==== Extracted information
void *mmrag_clip_bpe_create(const uint32_t *vocab_cps, const int64_t *vocab_offsets, const int32_t *vocab_ids,
                            int n_vocab, const uint32_t *merge_cps, const int64_t *merge_offsets, int n_merges);
void mmrag_clip_bpe_destroy(void *tokenizer);
int mmrag_clip_bpe_encode_batch(const void *tokenizer, const uint32_t *cps, const int64_t *offsets, int n,
                                int max_length, int32_t *ids, int32_t *lens, int n_threads);

int mmrag_resample_ksize(int in_size, int out_size);
int mmrag_resample_coeffs(int in_size, int out_size, int first, int count, int32_t *bounds, int32_t *taps);
int mmrag_resize_crop_u8(const uint8_t *src, int H, int W, int64_t src_row_bytes, const int32_t *bx,
                         const int32_t *kx, int ksx, const int32_t *by, const int32_t *ky, int ksy, int out_h,
                         int out_w, int y_lo, int y_hi, uint8_t *tmp, uint8_t *dst, void *stream);

#define MMRAG_MAX_SPARSE_CHUNK_TOKENS 512
#define MMRAG_MAX_SPARSE_CHUNKS 65536
#define MMRAG_MAX_SPARSE_VOCAB 65536
#define MMRAG_MAX_SPARSE_TERMS 256
#define MMRAG_MAX_SPARSE_QUERY_TERMS 64
size_t mmrag_sparse_expand_forward_workspace_bytes(const mmrag_encoder_desc *desc, int64_t T, int B);
int mmrag_sparse_expand_forward(const mmrag_encoder_desc *desc, const void *const *w, const int32_t *ids,
                                const int32_t *pos_ids, const int32_t *cu_seqlens, int64_t T, int B, int max_len,
                                const void *head_w, const float *head_b, const float *head_ln_g,
                                const float *head_ln_b, void *out_tokens, void *workspace, size_t workspace_bytes,
                                void *stream);
size_t mmrag_sparse_pool_workspace_bytes(int64_t T, int n_chunks, int V);
int mmrag_sparse_pool(const void *tok, int64_t T, int64_t tok_ld, const int32_t *cu, int n_chunks, const void *E, int V,
                      int64_t e_ld, int dim, float *pooled, void *workspace, size_t workspace_bytes, void *stream);
int mmrag_sparse_select(const float *pooled, const float *bias, const uint32_t *skip_bits, int n_chunks, int V,
                        float scale, int m, int32_t *out_cnt, int32_t *out_terms, int32_t *out_imp, void *stream);
size_t mmrag_impact_topk_workspace_bytes(int B, int64_t n, int k);
int mmrag_impact_topk(const int64_t *term_off, const int32_t *post_row, const int32_t *post_imp, int n_terms, int64_t n,
                      const int32_t *q_off, const int32_t *q_terms, const int32_t *q_imp, int B, int k,
                      const uint32_t *alive_bits, float *out_scores, int64_t *out_rows, void *workspace,
                      size_t workspace_bytes, void *stream);

#define MMRAG_MAX_SUMMARY_SENTENCES 128
#define MMRAG_MAX_SUMMARY_ITERATIONS 64
int mmrag_summary_select(const void *rows, int64_t ld, int dtype, int d, int64_t n_rows, const int32_t *unit_start,
                         const int32_t *unit_len, int n_units, const int32_t *cost, const int32_t *budget,
                         const void *bias_rows, int64_t n_bias, const int32_t *unit_bias, float edge_threshold,
                         float alpha, int iterations, float lambda, int k, int32_t *out_pos, float *out_val,
                         float *out_rel, int32_t *out_used, void *stream);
========
Task details — The reply should hold only the lines from the beginning of the listing to the line with "#define MMRAG_MAX_SPARSE_QUERY_TERMS 64", both ends included, unchanged.

Exercise answer —
void *mmrag_clip_bpe_create(const uint32_t *vocab_cps, const int64_t *vocab_offsets, const int32_t *vocab_ids,
                            int n_vocab, const uint32_t *merge_cps, const int64_t *merge_offsets, int n_merges);
void mmrag_clip_bpe_destroy(void *tokenizer);
int mmrag_clip_bpe_encode_batch(const void *tokenizer, const uint32_t *cps, const int64_t *offsets, int n,
                                int max_length, int32_t *ids, int32_t *lens, int n_threads);

int mmrag_resample_ksize(int in_size, int out_size);
int mmrag_resample_coeffs(int in_size, int out_size, int first, int count, int32_t *bounds, int32_t *taps);
int mmrag_resize_crop_u8(const uint8_t *src, int H, int W, int64_t src_row_bytes, const int32_t *bx,
                         const int32_t *kx, int ksx, const int32_t *by, const int32_t *ky, int ksy, int out_h,
                         int out_w, int y_lo, int y_hi, uint8_t *tmp, uint8_t *dst, void *stream);

#define MMRAG_MAX_SPARSE_CHUNK_TOKENS 512
#define MMRAG_MAX_SPARSE_CHUNKS 65536
#define MMRAG_MAX_SPARSE_VOCAB 65536
#define MMRAG_MAX_SPARSE_TERMS 256
#define MMRAG_MAX_SPARSE_QUERY_TERMS 64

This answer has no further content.